Повесив трубку, я сдвинул груду шарфов с виолончельного футляра – они заслоняли гравюру XVIII века с портретом Виланда, которая прежде висела у меня в передней на набережной Турнель; вообще-то я не разлучался с ней с самого Бергхейма, храня при себе даже в пансионе. Пока я бережно складывал шарфы и благоговейно прятал их в стенном шкафу, явно предназначенном для хранения бакалейных товаров, скрипичных нот и электрических лампочек, зазвонил телефон – это была Ивэн.
«Я боюсь, мне будет с-скучно в этом Ангене. Может, составите мне компанию?»

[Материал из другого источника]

template <class SH>
__device__ __forceinline__ void sh_to_rgb(const SH& S, float x, float y, float z, float (&rgb)[3]) {
    const float C2_0 = 1.0925484305920792f, C2_1 = -1.0925484305920792f, C2_2 = 0.31539156525252005f,
                C2_3 = -1.0925484305920792f, C2_4 = 0.5462742152960396f;
    const float C3_0 = -0.5900435899266435f, C3_1 = 2.890611442640554f, C3_2 = -0.4570457994644658f,
                C3_3 = 0.3731763325901154f, C3_4 = -0.4570457994644658f, C3_5 = 1.445305721320277f,
                C3_6 = -0.5900435899266435f;
    float c[3];
#define GS_SH_FENCE() asm volatile("" : "+v"(c[0]), "+v"(c[1]), "+v"(c[2]) :: "memory")
#pragma unroll
    for (int k = 0; k < 3; ++k) c[k] = SH_C0 * S(0, k);
#pragma unroll
    for (int k = 0; k < 3; ++k) c[k] -= SH_C1 * S(1, k) * y;
#pragma unroll
    for (int k = 0; k < 3; ++k) c[k] += SH_C1 * S(2, k) * z;
#pragma unroll
    for (int k = 0; k < 3; ++k) c[k] -= SH_C1 * S(3, k) * x;
    GS_SH_FENCE();
#pragma unroll
    for (int k = 0; k < 3; ++k) c[k] += C2_0 * S(4, k) * x * y;
#pragma unroll
    for (int k = 0; k < 3; ++k) c[k] += C2_1 * S(5, k) * y * z;
#pragma unroll
    for (int k = 0; k < 3; ++k) c[k] += C2_2 * S(6, k) * (2.0f * z * z - x * x - y * y);
#pragma unroll
    for (int k = 0; k < 3; ++k) c[k] += C2_3 * S(7, k) * z * x;
    GS_SH_FENCE();
#pragma unroll
    for (int k = 0; k < 3; ++k) c[k] += C2_4 * S(8, k) * (x * x - y * y);
#pragma unroll
    for (int k = 0; k < 3; ++k) c[k] += C3_0 * S(9, k) * (3.0f * x * x - y * y) * y;
#pragma unroll
    for (int k = 0; k < 3; ++k) c[k] += C3_1 * S(10, k) * x * y * z;
#pragma unroll
    for (int k = 0; k < 3; ++k) c[k] += C3_2 * S(11, k) * (4.0f * z * z - x * x - y * y) * y;
    GS_SH_FENCE();
#pragma unroll
    for (int k = 0; k < 3; ++k) c[k] += C3_3 * S(12, k) * z * (2.0f * z * z - 3.0f * x * x - 3.0f * y * y);
#pragma unroll
    for (int k = 0; k < 3; ++k) c[k] += C3_4 * S(13, k) * x * (4.0f * z * z - x * x - y * y);
#pragma unroll
    for (int k = 0; k < 3; ++k) c[k] += C3_5 * S(14, k) * (x * x - y * y) * z;
#pragma unroll
    for (int k = 0; k < 3; ++k) c[k] += C3_6 * S(15, k) * x * (x * x - 3.0f * y * y);
#pragma unroll
    for (int k = 0; k < 3; ++k) rgb[k] = c[k] + 0.5f;
#undef GS_SH_FENCE
    if (rgb[0] < 0.0f) rgb[0] = 0.0f;
}
struct ShFromLds {
    const float* p;
    __device__ __forceinline__ float operator()(int j, int k) const { return p[j * 3 + k]; }
};
struct ShFromLds16 {
    const uint16_t* p;
    __device__ __forceinline__ float operator()(int j, int k) const { return __half2float(__ushort_as_half(p[j * 3 + k])); }
};
// ... 140 lines not shown
        {
            const uint32_t x0 = bb & 255u, y0 = (bb >> 8) & 255u, x1 = (bb >> 16) & 255u, y1 = bb >> 24;
            const bool big = (x1 - x0) * (y1 - y0) > kL1BigBox;
            if (!big)
                for (uint32_t y = y0; y < y1; ++y)
                    for (uint32_t x = x0; x < x1; ++x) atomicAdd(&bins.tbl[(y << lf.grid_shift) | x], 1u);
            for (uint64_t bm = __ballot(big); bm != 0; bm &= bm - 1) {
                const uint32_t b1 = (uint32_t)__builtin_amdgcn_readlane((int)bb, __ffsll((unsigned long long)bm) - 1);
                const uint32_t gx0 = b1 & 255u, gy0 = (b1 >> 8) & 255u, bw = ((b1 >> 16) & 255u) - gx0, cells = bw * ((b1 >> 24) - gy0);
                for (uint32_t c = lane; c < cells; c += WAVE) atomicAdd(&bins.tbl[((gy0 + c / bw) << lf.grid_shift) | (gx0 + c % bw)], 1u);
            }
            const uint32_t nv = (uint32_t)__popcll(__ballot(vis));
            if (lane == 0 && nv) atomicAdd(&bins.vis, nv);
        }
        __syncthreads();
#pragma unroll
        for (int k = 0; k < NB / BLOCK; ++k) {
            const uint32_t b = (uint32_t)(k * BLOCK + tid), cnt = bins.tbl[b];
            fbase[k] = cnt ? atomicAdd(lf.words + (size_t)(kL1FusedCursor0 + b) * kL1FusedStride, cnt) : 0u;
        }
        if (tid == 0 && bins.vis)
            __hip_atomic_fetch_add(lf.words + (size_t)((i / BLOCK) % kVisRegions) * kL1FusedStride, bins.vis, __ATOMIC_RELAXED, __HIP_MEMORY_SCOPE_AGENT);
    }

    float rgb[3] = {0.0f, 0.0f, 0.0f};
    const uint64_t vm_sh = __ballot(vis);
    const uint32_t n_vis = (uint32_t)__popcll(vm_sh);
    const uint32_t my_rank = (uint32_t)__popcll(vm_sh & ((1ull << lane) - 1ull));
    uint8_t* const s_src = reinterpret_cast<uint8_t*>(stage + kPreShHalf * 12);
    if (vis) s_src[my_rank] = (uint8_t)lane;
    __builtin_amdgcn_wave_barrier();
    const int chunks = sv.sh16 ? 6 : 12;
    const uint32_t per_inst = sv.sh16 ? 10u : 5u;
    const uint32_t slot = sv.sh16 ? lane / 6u : lane / 12u, q = sv.sh16 ? lane % 6u : lane % 12u;
    const char* const sh_bytes = sv.sh16 ? reinterpret_cast<const char*>(sv.sh16) : reinterpret_cast<const char*>(blob + (size_t)P_SH * N);
    const size_t sh_stride = sv.sh16 ? 96 : 192;
    const uint32_t lds_base = (uint32_t)__builtin_amdgcn_readfirstlane((int)(uint32_t)(uintptr_t)stage);
    for (uint32_t half = 0; half * kPreShHalf < n_vis; ++half) {
        const uint32_t first = half * kPreShHalf, last = min(n_vis, first + (uint32_t)kPreShHalf);
        uint32_t dst = lds_base;
        for (uint32_t g0 = first; g0 < last; g0 += per_inst, dst += per_inst * (uint32_t)sh_stride) {
            const uint32_t g = g0 + slot;
            if (lane < 60u && g < last) {
                const uint32_t src_lane = s_src[g];
                const char* gsrc = sh_bytes + (size_t)(i - lane + src_lane) * sh_stride + q * 16u;
                unsigned keep;
                asm volatile("s_mov_b32 %0, m0\n\ts_mov_b32 m0, %2\n\ts_nop 0\n\tglobal_load_lds_dwordx4 %1, off\n\ts_mov_b32 m0, %0"
                             : "=&s"(keep) : "v"(gsrc), "s"(dst) : "memory");
            }
        }
        asm volatile("s_waitcnt vmcnt(0)" ::: "memory");
        __builtin_amdgcn_wave_barrier();
        if (vis && my_rank >= first && my_rank < last) {
            float dx = px - u.camera_position[0];
            float dy = py - u.camera_position[1];
            float dz = pz - u.camera_position[2];
            const float len = sqrtf(dx * dx + dy * dy + dz * dz);
            const float x = dx / len, y = dy / len, z = dz / len;
            const float4* blk = stage + (size_t)(my_rank - first) * chunks;
            if (sv.sh16) {
                sh_to_rgb(ShFromLds16{reinterpret_cast<const uint16_t*>(blk)}, x, y, z, rgb);
            } else {
                sh_to_rgb(ShFromLds{reinterpret_cast<const float*>(blk)}, x, y, z, rgb);
            }
            if (!av.vis && R1 == 0) {
                av.depth[oid] = depth;
                av.aabb[oid] = make_ushort4((unsigned short)bx0, (unsigned short)by0, (unsigned short)bx1, (unsigned short)by1);
            }
        }
        __builtin_amdgcn_wave_barrier();
    }
    if (R1 == 0 && valid && !av.vis) av.tiles[oid] = num_tiles;
    if constexpr (R1 != 0) {
        const uint64_t m = __ballot(vis);
        if (lane == 0 && valid) lf.vis_mask[i / WAVE] = m;
    }

    if constexpr (R1 != 0) {
        constexpr int NB = 64 * R1;
#pragma unroll
        for (int k = 0; k < NB / BLOCK; ++k) bins.tbl[k * BLOCK + (int)threadIdx.x] = fbase[k];
        __syncthreads();
        const BinGrid g{lf.tiles_x, lf.tiles_y, lf.bins_x, lf.bins_y, lf.bin_shift, lf.grid_shift};
        auto emit = [&](uint32_t bin, uint32_t k, uint32_t gid, ushort4 box) {
            const uint32_t pos = atomicAdd(&bins.tbl[bin], 1u);
            if (pos < lf.cap) {
                const uint32_t sb = (bin >> lf.grid_shift) * lf.bins_x + (bin & ((1u << lf.grid_shift) - 1u));
                uint32_t* const rec = lf.cand + (size_t)kCandWords * ((size_t)sb * lf.cap + pos);
                rec[0] = k;
                rec[1] = gid;
                rec[2] = bin_local_box16(g, bin, box);
            }
        };
        const uint32_t x0 = bb & 255u, y0 = (bb >> 8) & 255u, x1 = (bb >> 16) & 255u, y1 = bb >> 24;
        const ushort4 tb = make_ushort4((unsigned short)bx0, (unsigned short)by0, (unsigned short)bx1, (unsigned short)by1);
        const uint32_t key = __float_as_uint(depth);
        const bool big = (x1 - x0) * (y1 - y0) > kL1BigBox;
        if (!big)
            for (uint32_t y = y0; y < y1; ++y)
                for (uint32_t x = x0; x < x1; ++x) emit((y << lf.grid_shift) | x, key, oid, tb);
        for (uint64_t bm = __ballot(big); bm != 0; bm &= bm - 1) {
            const int src = __ffsll((unsigned long long)bm) - 1;
            const uint32_t b1 = (uint32_t)__builtin_amdgcn_readlane((int)bb, src);
            const uint32_t gx0 = b1 & 255u, gy0 = (b1 >> 8) & 255u, bw = ((b1 >> 16) & 255u) - gx0, cells = bw * ((b1 >> 24) - gy0);
            const uint32_t bkey = (uint32_t)__builtin_amdgcn_readlane((int)key, src), bgid = (uint32_t)__builtin_amdgcn_readlane((int)oid, src);
            const uint32_t blo = (uint32_t)__builtin_amdgcn_readlane((int)((uint32_t)bx0 | ((uint32_t)by0 << 16)), src);
            const uint32_t bhi = (uint32_t)__builtin_amdgcn_readlane((int)((uint32_t)bx1 | ((uint32_t)by1 << 16)), src);
            const ushort4 bbox = make_ushort4((unsigned short)(blo & 0xFFFFu), (unsigned short)(blo >> 16), (unsigned short)(bhi & 0xFFFFu),
                                              (unsigned short)(bhi >> 16));
            for (uint32_t c = lane; c < cells; c += WAVE) emit(((gy0 + c / bw) << lf.grid_shift) | (gx0 + c % bw), bkey, bgid, bbox);
        }
    }

    const uint64_t vm = __ballot(vis);
    if (av.vis) {
        const uint32_t base = (uint32_t)__builtin_amdgcn_readfirstlane((int)vis_base);
        if (vis)
            av.vis[base + (uint32_t)__popcll(vm & ((1ull << lane) - 1ull))] =
                make_uint4(oid, __float_as_uint(depth), (uint32_t)bx0 | ((uint32_t)by0 << 16), (uint32_t)bx1 | ((uint32_t)by1 << 16));
    }
    if (vis) {
        stage[0 * kPrePlane + lane] = make_float4(c00, c01, c11, opacity);
        stage[1 * kPrePlane + lane] = make_float4(uvx, uvy, rgb[0], rgb[1]);
        const float r11 = -c01 * __builtin_amdgcn_rcpf(c11), r00 = -c01 * __builtin_amdgcn_rcpf(c00);
        stage[2 * kPrePlane + lane] = make_float4(rgb[2], acut, r11, r00);
        stage[3 * kPrePlane + lane] = make_float4(depth, radii, 0.0f, 0.0f);
    }
    uint32_t* const s_oid = reinterpret_cast<uint32_t*>(stage + 4 * kPrePlane);
    if (sv.perm) s_oid[lane] = oid;
    __builtin_amdgcn_wave_barrier();
    {
        float4* const rec0 = reinterpret_cast<float4*>(av.rec + (i - lane));
        const uint32_t c = lane & 3u;
#pragma unroll
        for (int t = 0; t < 4; ++t) {
            const uint32_t r = (uint32_t)t * 16u + (lane >> 2);
            if ((vm >> r) & 1ull) {
                const float4 val = stage[c * kPrePlane + r];
                float4* const dst = sv.perm ? reinterpret_cast<float4*>(av.rec + s_oid[r]) + c : rec0 + (size_t)r * 4 + c;
                *dst = val;
            }
        }
    }
}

Поупиравшись для приличия, я согласился. Она заехала за мной на улицу Марше-Сент-Оноре в шикарном сиреневом лимузине. Добравшись до Сен-Грасьена, мы слегка заплутались. Но вскоре целая куча беспорядочно брошенных машин позволила нам определиться. Все они Стояли на берегу озера перед роскошной виллой. По другую сторону участка, ближе к дороге, были воздвигнуты два павильона под полосатыми серо-белыми тентами, из которых открывался вид на все озеро. Мы подошли к накрытым столам. Снаружи было не жарко, зато под навесами царила знойная духота. И еще непривычно сильный, густой, сладковатый и теплый аромат травы – затоптанной, раздавленной, примятой, – к которому примешивались запахи холста и резины; все эти резкие, назойливые запахи сначала напомнили мне гимнастический зал в Хейльбронне, а затем вдруг пробудили тягостное воспоминание о ночном привале в лесу Сен-Жермен-ан-Лэ, где мы с Сенесе обернули голые ноги и туловища рваными газетами, а поверх них одеялами, чтобы спастись от холода, и, лежа в этих обмотках, как мумии, ухитрились напиться.
Ивэн поздоровалась со своими друзьями. Они начали обсуждать недавно записанный ею диск с музыкой Фробергера.[124]Приступились и ко мне с музыкальными вопросами. Я чувствовал себя стариком среди них. Мне хотелось уединения. Этот запах скошенной травы и сена, воспоминания о том холоде пятнадцатилетней давности и о том, как мы перепились тогда, непонятно почему мешали мне сейчас пить. Ивэн во что бы то ни стало желала, чтобы я попробовал «биск» – род жюльена из омаров. «Карл! Эрве-Мари! – вопила она во весь голос. – Этот бибиск просто чудо! Блеск!» Потом Ивэн нанесла мне удар в самое сердце, расхвалив исполнение Солура – молодого виолониста, с которым играла дуэтом для своей записи. Я был уязвлен тем, что она не выбрала меня, хотя наверняка отверг бы это предложение. Я больше не играл на виоле для публики, по крайней мере в концертах. Кроме того, я не был уверен, что Ивэн вообще когда-нибудь слышала мою игру. Я презирал Солура: он очень лихо исполнял старинную музыку, но с инструментом обращался так, будто смычок – это разливательная ложка, а виола – супница. И он орудовал ими вовсю. Впрочем, не буду врать, отчасти я им восхищался.